Instructions for the task: Search the listing below for the word "hipMemcpyFromSymbol" and return each line that contains it.
::: Exercise materials
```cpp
bool wform_on(const calipso_hip_solver* s) {
    const int NP = s->d.NP, tb = trsv_block(NP, (int)s->solve_block);
    return s->solve_wform != 0 && !s->compact && !(s->stage_parallel && s->spS) && wform_layout_ok(NP, tb);
}
static const int LASTSYM = [] { const char* e = getenv("CALIPSO_HIP_LASTBLOCK_SYM"); return e ? atoi(e) : 1; }();
bool lastblock_sym_on(const calipso_hip_solver* s) {
    if (!LASTSYM || !wform_on(s)) return false;
    const int NP = s->d.NP, tb = trsv_block(NP, (int)s->solve_block), nb = (NP + tb - 1) / tb;
    return nb >= 2;
}
static void enqueue_lastblock_sym(calipso_hip_solver* s, hipStream_t stream) {
    if (!lastblock_sym_on(s)) return;
    const int NP = s->d.NP, tb = trsv_block(NP, (int)s->solve_block), nb = (NP + tb - 1) / tb;
    const int k0 = (nb - 1) * tb, w = NP - k0;
    const Batch bt = batch_of(s).b;
    hipLaunchKernelGGL(k_lastblock_sym, dim3((w / 32) * (w / 32), 1, bt.n), dim3(256), 0, stream, bt, tb, nb - 1, w, s->Tinv, s->Dx, s->Wfac + wform_offset(NP, tb, nb - 1));
}
static int wform_rows(const calipso_hip_solver* s, int rb) {
    if (s->band64 <= 0) return rb;
    return std::min(rb, ((s->half_bandwidth + 63) / 64) * 64);
}
static void enqueue_wform(calipso_hip_solver* s, hipStream_t stream, int kb) {
    const int NP = s->d.NP, tb = trsv_block(NP, (int)s->solve_block);
    const int k0 = kb * tb, w = std::min(tb, NP - k0), rb = NP - k0 - w;
    if (rb <= 0) return;
    const Batch bt = batch_of(s).b;
    const int rows = wform_rows(s, rb);
    hipLaunchKernelGGL(k_wform_product, dim3((rows / 32) * (w / 32), 1, bt.n), dim3(256), 0, stream, bt, NP, tb, kb, w, rb, rows, s->Lf, s->Tinv, s->Wfac + wform_offset(NP, tb, kb));
}
static void enqueue_trsv_wform(calipso_hip_solver* s, double* x) {
    const int NP = s->d.NP, tb = trsv_block(NP, (int)s->solve_block), nb = (NP + tb - 1) / tb;
    double* u = s->zf;
    double* z = s->zf2;
    const Batch bt = batch_of(s).b;
    const unsigned nz = bt.n;
    const int* gate = s->gate_epoch ? s->gate : (const int*)nullptr;
    const int ge = s->gate_epoch;
    const bool sym = lastblock_sym_on(s);
    for (int kb = 0; kb < nb - (sym ? 1 : 0); ++kb) {
        const int k0 = kb * tb, w = std::min(tb, NP - k0), rb = NP - k0 - w;
        const double* Wb = s->Wfac + wform_offset(NP, tb, kb);
        const int rows = wform_rows(s, rb);
        const int snap = (sym && kb == nb - 2) ? 1 + rows : 0;
        const int grows = snap ? rb : rows;
        if (w > 512) hipLaunchKernelGGL((k_trsv_fwd<16, 32, 32>), dim3((w + grows) / 16, 1, nz), dim3(512), 0, s->stream, bt, kb, tb, w, rb, s->Tinv, Wb, x, s->Dx, u, z, gate, ge, snap);
        else hipLaunchKernelGGL((k_trsv_fwd<16, 16, 32>), dim3((w + grows) / 16, 1, nz), dim3(256), 0, s->stream, bt, kb, tb, w, rb, s->Tinv, Wb, x, s->Dx, u, z, gate, ge, snap);
    }
    if (sym) {
        const int k0 = (nb - 1) * tb, w = NP - k0;
        const double* Msym = s->Wfac + wform_offset(NP, tb, nb - 1);
        if (w > 512) hipLaunchKernelGGL((k_block_sym<16, 32, 32>), dim3(w / 16, 1, nz), dim3(512), 0, s->stream, bt, k0, w, Msym, u, x, gate, ge);
        else hipLaunchKernelGGL((k_block_sym<16, 16, 32>), dim3(w / 16, 1, nz), dim3(256), 0, s->stream, bt, k0, w, Msym, u, x, gate, ge);
    }
    for (int kb = nb - 1 - (sym ? 1 : 0); kb >= 0; --kb) {
        const int k0 = kb * tb, w = std::min(tb, NP - k0), rb = NP - k0 - w;
        const double* Wb = s->Wfac + wform_offset(NP, tb, kb);
        const int rows = wform_rows(s, rb), nch = (w + rows + 63) / 64;
        if (nch <= 8) launch_trsv_bwd<8>(s->stream, nz, bt, kb, tb, w, rb, rows, s->Tinv, Wb, z, x, gate, ge);
        else if (nch <= 16) launch_trsv_bwd<16>(s->stream, nz, bt, kb, tb, w, rb, rows, s->Tinv, Wb, z, x, gate, ge);
        else if (nch <= 24) launch_trsv_bwd<24>(s->stream, nz, bt, kb, tb, w, rb, rows, s->Tinv, Wb, z, x, gate, ge);
        else if (nch <= 32) launch_trsv_bwd<32>(s->stream, nz, bt, kb, tb, w, rb, rows, s->Tinv, Wb, z, x, gate, ge);
        else if (nch <= 40) launch_trsv_bwd<40>(s->stream, nz, bt, kb, tb, w, rb, rows, s->Tinv, Wb, z, x, gate, ge);
        else if (nch <= 48) launch_trsv_bwd<48>(s->stream, nz, bt, kb, tb, w, rb, rows, s->Tinv, Wb, z, x, gate, ge);
        else launch_trsv_bwd<64>(s->stream, nz, bt, kb, tb, w, rb, rows, s->Tinv, Wb, z, x, gate, ge);
    }
}

static void enqueue_trsv(calipso_hip_solver* s, double* x) {
    if (wform_on(s)) { enqueue_trsv_wform(s, x); return; }
    const int NP = s->d.NP, tb = trsv_block(NP, (int)s->solve_block), nb = (NP + tb - 1) / tb;
    double* u = s->zf;
    double* z = s->zf2;
    const Batch bt = batch_of(s).b;
    const unsigned nz = bt.n;
    for (int kb = 0; kb < nb; ++kb) {
        const int k0 = kb * tb, w = std::min(tb, NP - k0);
        int rest = NP - (k0 + w);
        if (s->band64 > 0) rest = std::min(rest, ((s->half_bandwidth + 31) / 32) * 32);
        if (w > 512) {
            hipLaunchKernelGGL((k_trsv_block_n<16, 32, 32>), dim3(w / 16, 1, nz), dim3(512), 0, s->stream, bt, kb, tb, w, s->Tinv, x, s->Dx, u, z);
            if (rest > 0) hipLaunchKernelGGL((k_trsv_update_n<16, 32, 32>), dim3(rest / 16, 1, nz), dim3(512), 0, s->stream, bt, NP, k0, w, s->Lf, u, x);
        } else {
            hipLaunchKernelGGL((k_trsv_block_n<16, 16, 32>), dim3(w / 16, 1, nz), dim3(256), 0, s->stream, bt, kb, tb, w, s->Tinv, x, s->Dx, u, z);
            if (rest > 0) hipLaunchKernelGGL((k_trsv_update_n<16, 16, 32>), dim3(rest / 16, 1, nz), dim3(256), 0, s->stream, bt, NP, k0, w, s->Lf, u, x);
        }
    }
    for (int kb = nb - 1; kb >= 0; --kb) {
        const int k0 = kb * tb, w = std::min(tb, NP - k0);
        if (w > 1024) hipLaunchKernelGGL(k_trsv_block_t<2048>, dim3(w / 4, 1, nz), dim3(256), 0, s->stream, bt, kb, tb, w, s->Tinv, z, x);
        else hipLaunchKernelGGL(k_trsv_block_t<1024>, dim3(w / 4, 1, nz), dim3(256), 0, s->stream, bt, kb, tb, w, s->Tinv, z, x);
        if (kb > 0) {
            const int cfirst = s->band64 > 0 ? std::max(0, ((k0 - s->half_bandwidth) / 4) * 4) : 0;
            if (w > 1024) hipLaunchKernelGGL(k_trsv_update_t<2048>, dim3((k0 - cfirst) / 4, 1, nz), dim3(256), 0, s->stream, bt, NP, k0, w, cfirst, s->Lf, x, z);
            else hipLaunchKernelGGL(k_trsv_update_t<1024>, dim3((k0 - cfirst) / 4, 1, nz), dim3(256), 0, s->stream, bt, NP, k0, w, cfirst, s->Lf, x, z);
        }
    }
}


template <typename F>
static bool replay_or_capture(calipso_hip_solver* s, hipGraphExec_t& exec, bool& tried, F enqueue) {
    if (exec) return hipGraphLaunch(exec, s->stream) == hipSuccess;
    if (tried) return false;
    tried = true;
    hipGraph_t graph = nullptr;
    if (hipStreamBeginCapture(s->stream, hipStreamCaptureModeThreadLocal) != hipSuccess) return false;
    enqueue();
    if (hipStreamEndCapture(s->stream, &graph) != hipSuccess || !graph) return false;
    const bool ok = hipGraphInstantiate(&exec, graph, nullptr, nullptr, 0) == hipSuccess;
    (void)hipGraphDestroy(graph);
    if (!ok) { exec = nullptr; return false; }
    return hipGraphLaunch(exec, s->stream) == hipSuccess;
}

#ifdef CALIPSO_LDL_TRACE
}
extern "C" int32_t calipso_hip_debug_ldl_bulk_trace(long long* out) { return hipMemcpyFromSymbol(out, HIP_SYMBOL(calipso::g_ldl_bulk), sizeof(long long) * (32 * 8 + 32 * 16 * 2)) == hipSuccess ? 0 : -1; }
extern "C" int32_t calipso_hip_debug_ldl_trace(long long* out) { return hipMemcpyFromSymbol(out, HIP_SYMBOL(calipso::g_ldl_trace), sizeof(long long) * 64 * 16) == hipSuccess ? 0 : -1; }
namespace calipso {
#endif

void ldl_drop_graphs(calipso_hip_solver* s) {
    if (s->graph_ldl) { (void)hipGraphExecDestroy(s->graph_ldl); s->graph_ldl = nullptr; }
    if (s->graph_ldl_fin) { (void)hipGraphExecDestroy(s->graph_ldl_fin); s->graph_ldl_fin = nullptr; }
    if (s->graph_trsv) { (void)hipGraphExecDestroy(s->graph_trsv); s->graph_trsv = nullptr; }
    s->graph_ldl_tried = false; s->graph_ldl_fin_tried = false; s->graph_trsv_tried = false;
}

hipStream_t ldl_rhs_stream(calipso_hip_solver* s) {
    static const bool env = [] { const char* e = getenv("CALIPSO_HIP_RHS_AHEAD"); return !e || atoi(e) != 0; }();
    if (!env || s->cur || s->compact || (s->stage_parallel && s->spS) || (s->use_graphs && graph_ldl_requested())) return nullptr;
    if (!ldl_overlap(s) || !side_stream(s)) return nullptr;
    return s->stream2;
}

void launch_ldl(calipso_hip_solver* s) {
    s->ldl_forks = 0;
    s->ldl_pub_seq = 0;
    s->ldl_overlap_on = false;
    s->ldl_failed = false;
    if (s->stage_parallel && s->spS) {
        const Batch bt = batch_of(s).b;
        if (sparse_factor_from_dense(s->spS, s->stream, bt, s->S, s->spS_src, s->icount, s->compact && s->spS_inv && s->spS_values_current) == CALIPSO_OK) { s->spS_values_current = false; (void)hipEventRecord(s->ev[14], s->stream); return; }
        if (s->compact) {
            s->err = "structured handle: the multifrontal factorisation was refused and there is no blocked one to fall back to";
            s->ldl_failed = true;
            (void)hipEventRecord(s->ev[14], s->stream);
            return;
        }
        s->stage_parallel = false;
        launch_pad_identity(s);
    }
    s->Lf = lfac_factor_buffer(s);
    const bool graphs = !s->cur && s->use_graphs && graph_ldl_requested();
    if (ldl_overlap(s)) (void)side_stream(s);
    static const bool pub_env = [] { const char* e = getenv("CALIPSO_HIP_LDL_PUBLISH"); return !e || atoi(e) != 0; }();
    s->ldl_publish = pub_env && !graphs && !s->cur;
    s->ldl_epoch += 1;
    if (!graphs || !replay_or_capture(s, s->graph_ldl, s->graph_ldl_tried, [&] { enqueue_ldl_steps(s); })) enqueue_ldl_steps(s);
    (void)hipEventRecord(s->ev[14], s->stream);
    for (int f = 0; f < s->ldl_forks; ++f) {
        const unsigned long long want = (s->ldl_epoch << 16) | (unsigned long long)s->ldl_feeds[3 * f];
        (void)host_wait([&] { return __atomic_load_n(s->hprog, __ATOMIC_ACQUIRE) >= want; }, [&] { return hipStreamQuery(s->stream) == hipErrorNotReady; });
        enqueue_feed(s, s->stream2, f, true);
    }
    if (!graphs || !replay_or_capture(s, s->graph_ldl_fin, s->graph_ldl_fin_tried, [&] { enqueue_ldl_finish(s); })) enqueue_ldl_finish(s);
}

void launch_trsv_direct(calipso_hip_solver* s, double* x) {
    if (s->stage_parallel && s->spS) { (void)sparse_solve_inplace(s->spS, s->stream, batch_of(s).b, x); return; }
    enqueue_trsv(s, x);
}
void launch_trsv(calipso_hip_solver* s, double* x) {
    if (s->stage_parallel && s->spS) { (void)sparse_solve_inplace(s->spS, s->stream, batch_of(s).b, x); return; }
    if (s->cur || x != s->xbuf || !s->use_graphs || !replay_or_capture(s, s->graph_trsv, s->graph_trsv_tried, [&] { enqueue_trsv(s, s->xbuf); })) enqueue_trsv(s, x);
}

}
```

calipso.jl_amd/csrc/lfac.hip:

```cpp
#include "internal.hpp"
#include "ldl_device.hpp"

#include <algorithm>
#include <array>
#include <atomic>
#include <chrono>
#include <cstdio>
#include <map>
#include <memory>
#include <mutex>
#include <queue>
#include <thread>
#include <type_traits>

namespace calipso {

constexpr int LKT = 32;
constexpr int LLDK = LKT + 2;
constexpr int LFAC_LDS_DOUBLES = 4 * TT * LDT > DIAG_LDS_DOUBLES ? 4 * TT * LDT : DIAG_LDS_DOUBLES;
static_assert(6 * TT * LLDK <= LFAC_LDS_DOUBLES, "Schur stage buffers (a ring of three)");
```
::::::
Solution for this problem:
extern "C" int32_t calipso_hip_debug_ldl_bulk_trace(long long* out) { return hipMemcpyFromSymbol(out, HIP_SYMBOL(calipso::g_ldl_bulk), sizeof(long long) * (32 * 8 + 32 * 16 * 2)) == hipSuccess ? 0 : -1; }
extern "C" int32_t calipso_hip_debug_ldl_trace(long long* out) { return hipMemcpyFromSymbol(out, HIP_SYMBOL(calipso::g_ldl_trace), sizeof(long long) * 64 * 16) == hipSuccess ? 0 : -1; }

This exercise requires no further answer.